Ripley’s gaze swept acrossthe room,taking in all the brief details. It was pretty minimal in here, a glorified crash pad and a stark contrast to Joanne’s fairly lavish residence. Even though Chris had been forthcoming with information, she still couldn’t abandon suspicion just yet.

“You have something of a past, is that right?” Ripley asked.

Chris nodded without hesitation. “Yes I do. But that was a long time ago, before I met Joanne.”

“Care to talk us through it?”

“My ex-girlfriend accused me of beating her. I did no such thing, but I couldn’t prove I didn’t. Her word against mine. I lost.”

Ripley detected sincerity from the man’s nonverbal language. Steady breathing, no sudden twitches, steady tonality. Her instincts told her Chris was telling the truth, but the best psychopaths had the most convincing masks.

“And this Joanne business, how do you feel about it all?” Ripley asked.

“Gutted, obviously. What Joanne didn’t realize was that I lost two people through all of that. She only lost one, because she stopped caring about me soon after.”

“She seems to have gotten the better deal in the divorce,” Ella added.

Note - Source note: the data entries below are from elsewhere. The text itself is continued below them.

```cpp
template <int NS>
__device__ __forceinline__ MergeWeights<NS> merge_row_weights(const float* __restrict__ part_ml, size_t slot0, size_t sp_stride) {
    MergeWeights<NS> r;
    float ls[NS];
#pragma unroll
    for (int sp = 0; sp < NS; ++sp) {
        const float2 ml = *reinterpret_cast<const float2*>(part_ml + (slot0 + (size_t)sp * sp_stride) * 2);
        r.w[sp] = ml.x; ls[sp] = ml.y;
    }
    float mmax = r.w[0];
#pragma unroll
    for (int sp = 1; sp < NS; ++sp) mmax = fmaxf(mmax, r.w[sp]);
    float den = 0.f;
#pragma unroll
    for (int sp = 0; sp < NS; ++sp) {
        r.w[sp] = __builtin_amdgcn_exp2f(r.w[sp] - mmax);
        den = fmaf(ls[sp], r.w[sp], den);
    }
    r.rden = 1.0f / den;
    return r;
}

template <int NS>
__device__ __forceinline__ float merge_apply(const f32x4 (&pv)[NS], const MergeWeights<NS>& mw, int e) {
    float s = 0.f;
#pragma unroll
    for (int sp = 0; sp < NS; ++sp) s = fmaf(pv[sp][e], mw.w[sp], s);
    return s * mw.rden;
}
template <int NS>
__device__ __forceinline__ f32x4 merge_apply(const f32x4 (&pv)[NS], const MergeWeights<NS>& mw) {
    f32x4 v;
#pragma unroll
    for (int e = 0; e < 4; ++e) v[e] = merge_apply<NS>(pv, mw, e);
    return v;
}

}
```

Measured before the change: 2531 pairs/s.

## Add persistent tile-walking H3 layer kernel with next-tile input prefetch

The H3 layer kernel gains a persistent form: a grid sized to the resident wavefronts (taken from an occupancy query) walks tiles with a stride. While a wave is in the QKV stage it prefetches and merges the next tile's inputs (feature rows or split partials) into LDS slabs, and it reloads the first weight chunk so the next tile can start right away. This is meant to hide the per-tile prologue load latency and the launch/tail costs behind compute. In exchange it uses more LDS and registers, which may lower occupancy, and the control flow becomes more complex. By default it is used in place of the one-tile-per-wave launch whenever the shape matches and the cooperative path is not taken.

```diff
diff --git a/include/pointdsc_hip.h b/include/pointdsc_hip.h
--- a/include/pointdsc_hip.h
+++ b/include/pointdsc_hip.h
@@ -154,6 +154,7 @@
 size_t pdsc_wfrag_fold_head_bytes(void);
 int pdsc_layer_prefers_block(int bs, int N);
 int pdsc_layer_h3_uses_coop(int bs, int N);
+int pdsc_layer_h3_select(int kernel, int walk_waves);
 size_t pdsc_wfrag_tail_bytes(void);
 size_t pdsc_wfrag_head_bytes(void);
 int pdsc_wfrag_build_tail(const float* w1, const float* b1, const float* w2, const float* b2, const float* w3,
diff --git a/pointdsc_amd/_lib.py b/pointdsc_amd/_lib.py
--- a/pointdsc_amd/_lib.py
+++ b/pointdsc_amd/_lib.py
@@ -62,6 +62,7 @@
     "pdsc_wsplit_build": (_i, [_cfgp, _vp, _vp, _vp]),
     "pdsc_layer_prefers_block": (_i, [_i, _i]),
     "pdsc_layer_h3_uses_coop": (_i, [_i, _i]),
+    "pdsc_layer_h3_select": (_i, [_i, _i]),
     "pdsc_wfrag_tail_bytes": (_sz, []),
     "pdsc_wfrag_head_bytes": (_sz, []),
     "pdsc_wfrag_fold_tail_bytes": (_sz, []),
diff --git a/pointdsc_amd/csrc/layer_args.h b/pointdsc_amd/csrc/layer_args.h
--- a/pointdsc_amd/csrc/layer_args.h
+++ b/pointdsc_amd/csrc/layer_args.h
@@ -29,6 +29,7 @@
     unsigned int* range_flag;
     int value_fold;
     const int* nvalid;
+    int pers_waves;
 };
 
 enum class LayerKernel { Block, Wave, H3, X3 };
diff --git a/pointdsc_amd/csrc/layer_h3.hip b/pointdsc_amd/csrc/layer_h3.hip
--- a/pointdsc_amd/csrc/layer_h3.hip
+++ b/pointdsc_amd/csrc/layer_h3.hip
@@ -1,4 +1,5 @@
 #include <stdlib.h>
+#include <atomic>
 #include <type_traits>
 #include "pdsc_common.h"
 #include "split_layout.h"
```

Chris’s face lit up with a wry smile. “You’re right there. But trust me, she needs all the help she can get. I couldn’t leave an addict to fend for themselves. For all her problems, I still love her.”

Ripley felt the sincerity radiating like a warm glow, Chris’s body language in sync with his tone and inflections. That kind of earnestness couldn’t be faked, at least not by anyone but an experienced performer. But still, the psychological profile was just a small cog in the justice machine. Chris’s involvement needed to be ruled out with hard facts.